Among the top 10 countries that reported economic losses due to disasters, India ranks fourth. The US recorded biggest losses, USD 945 billion. China, by comparison, suffered a significantly higher number of disasters than the US (577 against 482), but lower total losses (USD 492 billion).
In 1998-2017, disaster-hit countries experienced direct economic losses valued at USD 2,908 billion. Of which climate-related disasters caused USD 2,245 billion or 77% of the total.
This is up from 68% (USD 895 billion) of losses (USD 1,313 billion) reported between 1978 and 1997. Overall, reported losses from extreme weather events rose by 151% between these two 20-year periods, the report said.

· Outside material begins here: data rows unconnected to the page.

static int next_text_slot(mlst_handle* h, u64 bytes) {
    const int slot = h->fq_slot ^= 1;
    if (!h->ev_packed[slot]) HIPCHK(h, hipEventCreateWithFlags(&h->ev_packed[slot], hipEventDisableTiming));
    if (h->cap_fq_slot[slot] < bytes) {
        HIPCHK(h, hipEventSynchronize(h->ev_packed[slot]));
        hipFree(h->d_fq_slot[slot]); h->d_fq_slot[slot] = nullptr; HIPCHK(h, dmalloc(&h->d_fq_slot[slot], bytes + 16)); h->cap_fq_slot[slot] = bytes;
        hipFree(h->d_fq_nl[slot]); h->d_fq_nl[slot] = nullptr; HIPCHK(h, dmalloc(&h->d_fq_nl[slot], bytes / 4096 + 8));
    }
    h->d_fq_text = h->d_fq_slot[slot];
    return MLST_OK;
// ... 1812 lines not shown
    if (!h || !out) return fail(h, MLST_E_INVALID, "NULL argument");
    hipSetDevice(h->device);
    { int rc_ = bz_flush(h); if (rc_) return rc_; }
    RaCtr c; memset(&c, 0, sizeof c);
    if (h->ra.on && h->ra.d_ctr) {
        HIPCHK(h, hipMemcpyAsync(&c, h->ra.d_ctr, sizeof c, hipMemcpyDeviceToHost, h->stream));
        HIPCHK(h, hipStreamSynchronize(h->stream));
    }
    out[0] = c.trimmed; out[1] = c.removed; out[2] = c.emptied; out[3] = h->ra.set.K;
    for (int k = 0; k < RA_MAX_ADAPTERS; k++) out[4 + k] = c.per_adapter[k];
    return MLST_OK;
}
extern "C" int mlst_set_export_md(mlst_handle* h, int on) {
    if (!h) return MLST_E_INVALID;
    if (h->at.open && !h->at.reads) return fail(h, MLST_E_INVALID, "an export is open: mlst_set_export_md changes only before mlst_alignments_text_open or behind mlst_alignments_text_close");
    h->at.md = on != 0;
    return MLST_OK;
}
extern "C" int mlst_get_export_md(mlst_handle* h, int* on) {
    if (!h || !on) return fail(h, MLST_E_INVALID, "NULL argument");
    *on = h->at.md ? 1 : 0;
    return MLST_OK;
}
extern "C" int mlst_get_read_names(mlst_handle* h, int* on) {
    if (!h || !on) return fail(h, MLST_E_INVALID, "NULL argument");
    *on = h->rn.on ? 1 : 0;
    return MLST_OK;
}
extern "C" int mlst_read_names_info(mlst_handle* h, uint64_t out[4]) {
    if (!h || !out) return fail(h, MLST_E_INVALID, "NULL argument");
    hipSetDevice(h->device);
    { int rc_ = bz_flush(h); if (rc_) return rc_; }
    RnCtr c; { int rc_ = rn_fetch(h, &c); if (rc_) return rc_; }
    out[0] = c.done - c.fallbacks; out[1] = c.bytes; out[2] = c.fallbacks; out[3] = c.longest;
    return MLST_OK;
}
extern "C" int mlst_read_names_fetch(mlst_handle* h, uint64_t* read_index, uint64_t* off, uint8_t* bytes) {
    if (!h || !read_index || !off || !bytes) return fail(h, MLST_E_INVALID, "NULL argument");
    hipSetDevice(h->device);
    { int rc_ = bz_flush(h); if (rc_) return rc_; }
    RnCtr c; { int rc_ = rn_fetch(h, &c); if (rc_) return rc_; }
    off[0] = 0;
    if (!c.done) return MLST_OK;
    std::vector<u64> ridx(c.done), noff(c.done); std::vector<u16> nlen(c.done); std::vector<u8> arena(c.bytes ? c.bytes : 1);
    HIPCHK(h, hipMemcpyAsync(ridx.data(), h->E.ret_ridx, c.done * 8, hipMemcpyDeviceToHost, h->stream));
    HIPCHK(h, hipMemcpyAsync(noff.data(), h->rn.d_off, c.done * 8, hipMemcpyDeviceToHost, h->stream));
    HIPCHK(h, hipMemcpyAsync(nlen.data(), h->rn.d_len, c.done * 2, hipMemcpyDeviceToHost, h->stream));
    if (c.bytes) HIPCHK(h, hipMemcpyAsync(arena.data(), h->rn.d_bytes, c.bytes, hipMemcpyDeviceToHost, h->stream));
    HIPCHK(h, hipStreamSynchronize(h->stream));
    u64 n = 0, at = 0;
    for (u64 s = 0; s < c.done; s++) {
        if (!nlen[s]) continue;
        if (noff[s] + nlen[s] > c.bytes) return fail(h, MLST_E_HIP, "name arena inconsistent at slot %llu", (unsigned long long)s);
        read_index[n] = ridx[s]; memcpy(bytes + at, arena.data() + noff[s], nlen[s]); at += nlen[s]; off[++n] = at;
    }
    return MLST_OK;
}

extern "C" int mlst_selftest_inflate_canon(const uint8_t* in, uint64_t n_in, uint8_t* out, uint64_t cap, uint64_t* produced, int* left_to_other_kernel) {
    unsigned long long p = 0; bool over = false;
    const int rc = inflate_canon::inflate_raw_host(in, n_in, out, cap, &p, &over);
    if (produced) *produced = p;
    if (left_to_other_kernel) *left_to_other_kernel = over ? 1 : 0;
    return rc;
}
extern "C" int mlst_selftest_inflate(const uint8_t* in, uint64_t n_in, uint8_t* out, uint64_t cap, uint64_t* produced) {
    uint64_t p = 0; mlst_inflate::Tables tb; const int rc = mlst_inflate::inflate_raw(in, n_in, out, cap, &p, &tb);
    if (produced) *produced = p;
    return rc;
}

static int fetch_stats(mlst_handle* h, Counters** c_out) {
    HIPCHK(h, hipMemcpyAsync(h->h_stats, h->d_stats, h->stats_bytes, hipMemcpyDeviceToHost, h->stream));
    HIPCHK(h, hipStreamSynchronize(h->stream));
    Counters* c = (Counters*)(h->h_stats + h->off_ctr);
    if (c_out) *c_out = c;
    if (c->err) return fail(h, MLST_E_CAPACITY, "capacity exceeded (flags 0x%llx: 1=retained reads %llu/%llu, 2=items %llu/%llu, 4=pair results %llu/%llu, 8=banded-SW list); raise mlst_params.max_*",
                            (unsigned long long)c->err, (unsigned long long)c->n_ret, (unsigned long long)h->E.cap_ret, (unsigned long long)c->n_items, (unsigned long long)h->E.cap_items,
                            (unsigned long long)c->n_res, (unsigned long long)h->E.cap_res);
    if (h->rn.on) { RnCtr rnc; int rc_ = rn_fetch(h, &rnc); if (rc_) return rc_; }
    return MLST_OK;
}
static int check_overflow(mlst_handle* h) { return fetch_stats(h, nullptr); }
static void note_sieve_window(mlst_handle* h, const Counters* c) {
    if (!h->window || !c->sv_t1 || !c->sv_t0n) return;
    const u64 t0 = ~c->sv_t0n;
    if (c->sv_t1 > t0) { h->k_ms[7] += (double)(c->sv_t1 - t0) / h->wall_khz; h->k_n[7]++; }
    if (c->sv_wgmax) { h->k_ms[8] += (double)c->sv_wgmax / h->wall_khz; h->k_n[8]++; }
}

extern "C" int mlst_get_allele_stats(mlst_handle* h, int64_t* sum_score, uint32_t* n_hits, uint64_t* locus_len,
                                     uint64_t* locus_first, uint64_t* counters) {
    if (!h || !h->have_state) return fail(h, MLST_E_INVALID, "no reference loaded");
    { int rc_ = bz_flush(h); if (rc_) return rc_; }
    hipSetDevice(h->device);
    Counters* c = nullptr;
    int rc = fetch_stats(h, &c); if (rc) return rc;
    note_sieve_window(h, c);
    if (sum_score) memcpy(sum_score, h->h_stats + h->off_sum, (u64)h->n_alleles * 8);
    if (n_hits) memcpy(n_hits, h->h_stats + h->off_hits, (u64)h->n_alleles * 4);
    if (locus_len) memcpy(locus_len, h->h_stats + h->off_len, (u64)h->n_loci * 8);
    if (locus_first) memcpy(locus_first, h->h_stats + h->off_first, (u64)h->n_loci * 8);
    if (counters) { for (int i = 0; i < MLST_CNT_N; i++) counters[i] = c->cnt[i]; counters[MLST_CNT_RETAINED] = c->n_ret; counters[MLST_CNT_ITEMS] = c->n_items; }
    return MLST_OK;
}

extern "C" int mlst_stats_flat_sizes(mlst_handle* h, uint64_t* n_sum, uint64_t* n_min) {
    if (!h || !h->have_state) return fail(h, MLST_E_INVALID, "no reference loaded");
    if (n_sum) *n_sum = 2ull * h->n_alleles + h->n_loci + MLST_CNT_N;
    if (n_min) *n_min = h->n_loci;
    return MLST_OK;
}
extern "C" int mlst_export_stats_device(mlst_handle* h, int64_t* d_sum, int64_t* d_min) {
    if (!h || !h->have_state) return fail(h, MLST_E_INVALID, "no reference loaded");
    { int rc_ = bz_flush(h); if (rc_) return rc_; }
    hipSetDevice(h->device);
    int rc = check_overflow(h); if (rc) return rc;
    hipLaunchKernelGGL(k_export, dim3(256), dim3(256), 0, h->stream, h->d_E, (long long*)d_sum, (long long*)d_min);
    HIPCHK(h, hipGetLastError()); HIPCHK(h, hipStreamSynchronize(h->stream));
    return MLST_OK;
}
extern "C" int mlst_import_stats_device(mlst_handle* h, const int64_t* d_sum, const int64_t* d_min) {
    if (!h || !h->have_state) return fail(h, MLST_E_INVALID, "no reference loaded");
    hipSetDevice(h->device);
    hipLaunchKernelGGL(k_import, dim3(256), dim3(256), 0, h->stream, h->d_E, (const long long*)d_sum, (const long long*)d_min);
    HIPCHK(h, hipGetLastError()); HIPCHK(h, hipStreamSynchronize(h->stream));
    return MLST_OK;
}

static int ensure_pin(mlst_handle* h, u64 bytes) {
    if (h->cap_pin >= bytes) return MLST_OK;
    hipStreamSynchronize(h->stream);
    if (h->h_pin) hipHostFree(h->h_pin);
    h->h_pin = nullptr; h->cap_pin = 0;
    HIPCHK(h, hipHostMalloc((void**)&h->h_pin, bytes, hipHostMallocDefault));
    h->cap_pin = bytes;
    return MLST_OK;
}

static void launch_pileup(mlst_handle* h, const int* d_chosen, const u64* d_colbase, u32* d_counts) {
    if (h->max_wpr <= 10) hipLaunchKernelGGL(k_pileup_160, dim3(8192), dim3(64), 0, h->stream, h->d_E, h->kp, d_chosen, d_colbase, d_counts, h->d_pl_list);
    else hipLaunchKernelGGL(k_pileup_320, dim3(8192), dim3(64), 0, h->stream, h->d_E, h->kp, d_chosen, d_colbase, d_counts, h->d_pl_list);
}
static int pile_all(mlst_handle* h, const int* d_chosen, const u64* d_colbase, u32* d_counts, u64 ncols) {
    if (!h->depth_cap) {
        launch_pileup(h, d_chosen, d_colbase, d_counts);
        hipLaunchKernelGGL(k_pileup_dp, dim3(64), dim3(64), 0, h->stream, h->d_E, h->kp, d_chosen, d_colbase, d_counts, h->d_pl_list, h->d_tb, (const u64*)nullptr, 0u);
        return MLST_OK;
    }
    if (ncols == 0) return MLST_OK;
    if (h->cap_capcols < ncols) {
        HIPCHK(h, hipStreamSynchronize(h->stream));
        hipFree(h->d_capbuf); h->d_capbuf = nullptr; h->cap_capcols = 0;
        HIPCHK(h, hipMalloc((void**)&h->d_capbuf, ncols * 28));
        h->cap_capcols = ncols;
    }
    u64* lo = h->d_capbuf; u64* hi = lo + h->cap_capcols; u64* thr = hi + h->cap_capcols; u32* cnt = reinterpret_cast<u32*>(thr + h->cap_capcols);
    const unsigned gs = grid_for(ncols, 256, 1024);
    auto pass = [&](u32* out, u32 mode) {
        if (h->max_wpr <= 10) hipLaunchKernelGGL(k_pileup_cap_160, dim3(8192), dim3(64), 0, h->stream, h->d_E, h->kp, d_chosen, d_colbase, out, h->d_pl_list, (const u64*)thr, mode);
        else hipLaunchKernelGGL(k_pileup_cap_320, dim3(8192), dim3(64), 0, h->stream, h->d_E, h->kp, d_chosen, d_colbase, out, h->d_pl_list, (const u64*)thr, mode);
        hipLaunchKernelGGL(k_pileup_dp, dim3(64), dim3(64), 0, h->stream, h->d_E, h->kp, d_chosen, d_colbase, out, h->d_pl_list, h->d_tb, (const u64*)thr, mode);
    };
    hipLaunchKernelGGL(k_cap_search, dim3(gs), dim3(256), 0, h->stream, lo, hi, thr, cnt, (u64)ncols, h->depth_cap, 0);
    for (int it = 0; it < CAP_KEY_BITS; it++) {
        pass(cnt, 1u | (it ? 4u : 0u));
        hipLaunchKernelGGL(k_cap_search, dim3(gs), dim3(256), 0, h->stream, lo, hi, thr, cnt, (u64)ncols, h->depth_cap, it == CAP_KEY_BITS - 1 ? 2 : 1);
    }
    pass(d_counts, 2u | 4u);
    HIPCHK(h, hipGetLastError());
    return MLST_OK;
}
extern "C" int mlst_set_depth_cap(mlst_handle* h, uint32_t cap) {
    if (!h) return MLST_E_INVALID;
    hipSetDevice(h->device);
    HIPCHK(h, hipStreamSynchronize(h->stream));
    h->depth_cap = cap;
    if (h->g_typing.exec) { hipGraphExecDestroy(h->g_typing.exec); h->g_typing.exec = nullptr; }
    h->g_typing.sig.clear();
    return MLST_OK;
}
// ... 496 lines not shown
    if (T.with_names) hipLaunchKernelGGL((k_rt_mark<true>), dim3(gr), dim3(64), 0, h->stream, h->d_E, d_D, R);
    else hipLaunchKernelGGL((k_rt_mark<false>), dim3(gr), dim3(64), 0, h->stream, h->d_E, d_D, R);
    hipLaunchKernelGGL(k_at_local, dim3((unsigned)ng), dim3(1024), 0, h->stream, T.d_wex, n_ent, T.d_gsum);
    hipLaunchKernelGGL(k_fqt_scan, dim3(1), dim3(1024), 0, h->stream, (const FqtDev*)d_F, ng);
    hipLaunchKernelGGL(k_fqt_add, dim3((unsigned)ng), dim3(1024), 0, h->stream, (const FqtDev*)d_F);
    HIPCHK(h, hipGetLastError());
    HIPCHK(h, hipMemcpyAsync(T.h_tot, d_M, sizeof(FqtMeta), hipMemcpyDeviceToHost, h->stream));
    HIPCHK(h, hipMemcpyAsync(T.h_tot + sizeof(FqtMeta), dp_n + 1, 8, hipMemcpyDeviceToHost, h->stream));
    HIPCHK(h, hipStreamSynchronize(h->stream));
    T.round_bytes = ((const FqtMeta*)T.h_tot)->n_windows; memcpy(&T.round_recs, T.h_tot + sizeof(FqtMeta), 8);
    T.ready = true;
    return MLST_OK;
}
extern "C" int mlst_reads_text_next(mlst_handle* h, uint8_t* text, uint64_t cap, uint64_t* n_bytes, uint64_t* n_reads, int* done) {
    if (!h || !h->have_state) return fail(h, MLST_E_INVALID, "no reference loaded");
    auto& T = h->at;
    if (!T.open) return fail(h, MLST_E_INVALID, "no export is open (mlst_reads_text_open comes first)");
    if (!T.reads) return fail(h, MLST_E_INVALID, "the open export is the one of mlst_alignments_text_open: mlst_alignments_text_next takes its rounds");
    { int rc_ = ax_refuse_open(h); if (rc_) return rc_; }
    if (!n_bytes || !n_reads || !done) return fail(h, MLST_E_INVALID, "NULL argument");
    hipSetDevice(h->device);
    *n_bytes = 0; *n_reads = 0;
    while (T.next < T.rounds.size()) {
        if (!T.ready) { int rc_ = rt_prepare(h); if (rc_) return rc_; }
        if (T.round_bytes) break;
        T.next++; T.ready = false;
    }
    if (T.next >= T.rounds.size()) { *done = 1; return MLST_OK; }
    *n_bytes = T.round_bytes; *n_reads = T.round_recs; *done = 0;
    if (!text && !cap) return MLST_OK;
    if (!text) return fail(h, MLST_E_INVALID, "NULL argument");
    if (cap < T.round_bytes) return fail(h, MLST_E_INVALID, "cap %llu is smaller than the round: %llu bytes", (unsigned long long)cap, (unsigned long long)T.round_bytes);
    {
        const AtRound R = T.rounds[T.next];
        if (T.cap_text < T.round_bytes) { hipFree(T.d_text); T.d_text = nullptr; T.cap_text = 0; HIPCHK(h, dmalloc(&T.d_text, T.round_bytes)); T.cap_text = T.round_bytes; }
        const AtDev* d_D = (const AtDev*)T.d_desc;
        const unsigned gr = (unsigned)grid_for(R.r1 - R.r0, 1, 8192);
        if (T.with_names) hipLaunchKernelGGL((k_rt_write<true>), dim3(gr), dim3(64), 0, h->stream, h->d_E, d_D, R, T.d_text);
        else hipLaunchKernelGGL((k_rt_write<false>), dim3(gr), dim3(64), 0, h->stream, h->d_E, d_D, R, T.d_text);
        HIPCHK(h, hipGetLastError());
        HIPCHK(h, hipMemcpyAsync(text, T.d_text, T.round_bytes, hipMemcpyDeviceToHost, h->stream));
        HIPCHK(h, hipStreamSynchronize(h->stream));
    }
    T.next++; T.ready = false;
    while (T.next < T.rounds.size()) {
        int rc_ = rt_prepare(h); if (rc_) return rc_;
        if (T.round_bytes) break;
        T.next++; T.ready = false;
    }
    *done = T.next >= T.rounds.size() ? 1 : 0;
    return MLST_OK;
}
extern "C" int mlst_reads_text_close(mlst_handle* h) { return mlst_alignments_text_close(h); }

The report titled ‘Economic Losses, Poverty and Disasters has evaluated total disaster-related economic losses and fatalities between 1998 and 2017. According to this report, between 1998 and 2017 climate-related and geophysical disasters killed 1.3 million people and left a further 4.4 billion injured, homeless, displaced or in need of emergency assistance.

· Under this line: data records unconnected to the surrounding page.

template <int NW, int KT, int SCAP>
struct PoolLds {
    PoolOxy oxy[KT * 64];
    PoolOzDx ozdx[KT * 64];
    PoolDyz dyz[KT * 64];
    PoolRcp rcp[KT * 64];
    double best_t[KT * 64];
    unsigned int q[KT * 64];
    int cur[KT * 64];
    int best_leaf[KT * 64];
    int spf[KT * 64];
    int stack[SCAP * KT * 64];
    unsigned int cls[5 * 64];
    unsigned int busy[64];
    int tbl[NW * 64];
    unsigned int stat[8];
    unsigned int live;
    unsigned int dry;
};

__device__ __forceinline__ int uni(int v) { return __builtin_amdgcn_readfirstlane(v); }
__device__ __forceinline__ long long uni(long long v)
{
    const int lo = __builtin_amdgcn_readfirstlane((int)(unsigned int)(unsigned long long)v);
    const int hi = __builtin_amdgcn_readfirstlane((int)(unsigned int)((unsigned long long)v >> 32));
    return (long long)(((unsigned long long)(unsigned int)hi << 32) | (unsigned int)lo);
}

While the majority of fatalities were due to geophysical events, mostly earthquakes and tsunamis, 91% of all disasters were caused by floods, storms, droughts, heatwaves and other extreme weather events.

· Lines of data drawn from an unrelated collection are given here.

# sailist/emotion-recognition-in-conversation

Measured on AMD Instinct MI355X. Metric: utterances/sec training step, COGMEN IEMOCAP-6 atv, higher is better.
Workload: dtype bf16

## Files before the change

### emotion-recognition-in-conversation_amd/capi.py

```python
import ctypes as C
import os
import re
import subprocess

import torch

_HERE = os.path.dirname(os.path.abspath(__file__))
LIB_PATH = os.environ.get("ERC_LIB_PATH") or os.path.join(_HERE, "lib", "libercgraft.so")
CSRC = os.path.join(_HERE, "csrc")
HEADER = os.path.join(os.path.dirname(_HERE), "include", "ercgraft.h")


class ErcGraftError(RuntimeError):
    pass


_CTYPES = {"int": C.c_int, "int32_t": C.c_int, "int64_t": C.c_int64, "uint64_t": C.c_uint64, "float": C.c_float}


def _ctype(decl, proto, ret=False):
    t = " ".join(decl.replace("*", " * ").split())
    if ret and t == "const char *":
        return C.c_char_p
    if "*" in t:
# ... 741 lines not shown


def enc_transpose_bf16(X, ldx, R, Cn, YT, ldyt, plain=None, ldp=0):
    _call("erc_enc_transpose_bf16", X, 1 if X.dtype == torch.float32 else 0, ldx, R, Cn, YT, ldyt, plain, ldp)


def enc_colsum_ws_floats(Cn):
    return int(lib().erc_enc_colsum_ws_floats(Cn))


def enc_colsum(X, ldx, R, Cn, out, ws):
    _call("erc_enc_colsum", X, 1 if X.dtype == torch.bfloat16 else 0, ldx, R, Cn, out, ws)


def enc_inverse_rows(node_row, N, inv, n_rows):
    _call("erc_enc_inverse_rows", node_row, N, inv, n_rows)


def wgrad_bf16(table, n_desc, item_base, n_items, slabs, counters, terms=1):
    if terms > 1:
        _call("erc_wgrad_split", terms, table, n_desc, item_base, n_items, slabs, counters)
        return
    _call("erc_wgrad_bf16", table, n_desc, item_base, n_items, slabs, counters)


def wgrad_bf16_adam(table, n_desc, item_base, n_items, slabs, counters, n_tiles, p, g, m, v, n, lr, b1, b2, eps, wd, decoupled,
                    grad_scale, state, shadow_table, health, terms=1, p2p_desc=None):
    args = (table, n_desc, item_base, n_items, slabs, counters, int(n_tiles), p, g, m, v, n, lr, b1, b2, eps, wd, int(decoupled),
            grad_scale, state) + _shadow(shadow_table)
    if p2p_desc is not None:
        _call("erc_wgrad_adam_p2p", terms, *args, C.addressof(p2p_desc))
    elif terms > 1:
        _call("erc_wgrad_split_adam", terms, *args, health)
    else:
        _call("erc_wgrad_bf16_adam", *args, health)


def wgrad_bf16_wide(table, n_desc, wg_base, n_wgs, slabs, counters):
    _call("erc_wgrad_bf16_wide", table, n_desc, wg_base, n_wgs, slabs, counters)


def wgrad_bf16_set_spin_limit(limit):
    _call("erc_wgrad_bf16_set_spin_limit", int(limit))


def wgrad_bf16_set_stamps(t, item=0):
    _call("erc_wgrad_bf16_set_stamps", t, int(item))


def wgrad_bf16_slab_floats():
    return int(lib().erc_wgrad_bf16_slab_floats())


def wgrad_bf16_max_k_per_split():
    return int(lib().erc_wgrad_bf16_max_k_per_split())


def wgrad_slab_floats():
    return int(lib().erc_wgrad_slab_floats())


def wgrad_max_k_per_split():
    return int(lib().erc_wgrad_max_k_per_split())


def dgcn_tail_limits():
    return int(lib().erc_dgcn_tail_max_rows()), int(lib().erc_dgcn_tail_max_window())


def dgcn_tail_set_stamps(stamps):
    _call("erc_dgcn_tail_set_stamps", stamps)


def dgcn_tail_stats_floats(n_rows):
    return int(lib().erc_dgcn_tail_stats_floats(n_rows))


def dgcn_tail(slabs, n_slabs, slab_stride, rgcn_bias, g, window, W_rel, b_rel, W_root, W1, b1, W2, b2, labels, weight, n_classes,
              n_rows, drop_p, rng, Xc, ldx, Hc, AGG, Zc, logits, dlogits, dZc, dXc, lddx, dAGG, dHc, stats, n_dev=None, label_rows=None):
    args = (slabs, n_slabs, int(slab_stride), rgcn_bias, g["in_ptr"], g["in_src"], window, W_rel, b_rel, W_root, W1, b1, W2, b2,
            labels, weight, n_classes, n_rows, float(drop_p), rng, Xc, ldx, Hc, AGG, Zc, logits, dlogits, dZc, dXc, lddx, dAGG, dHc,
            stats)
    if n_dev is None and label_rows is None:
        _call("erc_dgcn_tail", *args)
    else:
        _call("erc_dgcn_tail_cap", *args, n_dev, label_rows)


def head_ce_stats_floats(n_rows):
    return int(lib().erc_head_ce_stats_floats(n_rows))


def head_ce(Z, ldz, F, Cn, n_rows, W, bias, labels, weight, mask_scale, logits, ldl, dlogits, lddl, dZ, lddz, stats):
    _call("erc_head_ce", Z, ldz, F, Cn, n_rows, W, bias, labels, weight, mask_scale, logits, ldl, dlogits, lddl, dZ, lddz,
          stats)


def cim_meta(lengths, B, T, n_cap, node_off, node_row):
    _call("erc_cim_meta", lengths, B, T, n_cap, node_off, node_row)


def gru_scan_fwd(GX, W_hhT, b_hh, lengths, node_off, B, T, rows, Hout, Hdrop, drop_p, rng, rng_stream, gates, ghn, Hprev):
    _call("erc_gru_scan_fwd", GX, W_hhT, b_hh, lengths, node_off, B, T, rows, Hout, Hdrop, drop_p, rng, rng_stream, gates, ghn,
          Hprev)


# ... 51 lines not shown
```

### emotion-recognition-in-conversation_amd/csrc/wgrad_bf16.hip

```cpp
#include "erc_common.h"
#include "optim_dev.h"
#include "split_dev.h"
#include <string.h>

namespace {

typedef float f32x4 __attribute__((ext_vector_type(4)));
typedef short bf16x8 __attribute__((ext_vector_type(8)));
typedef unsigned int u32x4 __attribute__((ext_vector_type(4)));
typedef unsigned int u32x2 __attribute__((ext_vector_type(2)));
#define ERC_GLOBAL __attribute__((address_space(1)))

constexpr int W2_IDX_CAP = 4096;
constexpr int W2_SLAB = 128 * 64 + 192;
constexpr int W2_MAX_DESC = 16;

struct W2Desc {
    const unsigned short* A;
    const unsigned short* B;
    float* C;
    float* bias_a;
    float* bias_b;
    const int32_t* b_gather;
    const int32_t* k_dev;
    int lda, ldb, ldc, M, N, K;
    int ct, cvec, splits, tiles_n, item_base, n_items, tile_base;
    int kind;
};

struct W2Adam {
    int decoupled, spin_limit;
    float lr, b1, b2, eps, wd, grad_scale;
    float *data, *grad, *m, *v;
    int64_t* state;
    unsigned short* shadow;
    const int32_t* skip;
    int32_t* seq;
    int32_t* health;
    ShadowTab tab;
    int x_world, x_rank, x_spin, x_pad;
    float* x_pub[8];
    int32_t* x_flags[8];
    int64_t* x_epoch;
    int64_t x_npad;
};
static_assert(sizeof(W2Desc) == 112, "W2Desc layout");
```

In terms of economic losses, it is the low-income countries that are paying a heavy price. Low income countries suffered a loss of USD 21 billion due to climate-related disasters. This amounted to an average of 1.8% of the GDP. This is also above the International Monetary Fund’s (IMF) threshold for a major economic disaster of 0.5%.
On the other hand, high income countries reported USD 1,432 billion in climate-related disaster losses, or 65% of the global total. However, this represents only 0.41% of their GDP.
Low and lower-middle income countries also carried a disproportionate burden in terms of disaster deaths. They experienced 43% of all major recorded disasters in the past 20 years but the greatest proportion (68%) of fatalities.
Historically, the large, populous continent of Asia has borne the brunt of global disasters of all types; this remained true in the past 20 years. For geophysical disasters, Asia accounts for the majority of all recorded impacts. This includes an extraordinary 85% of all affected people, and 78% of reported economic damage, as well as 62% of all occurrences and 69% of deaths. For climate-related disasters, affected populations once again overwhelmingly lived in flood- and storm-prone Asia (86%).
Integrating disaster risk reduction into investment decisions is the most cost-effective way to reduce these risks; investing in disaster risk reduction is therefore a precondition for developing sustainably in a changing climate, the report suggested.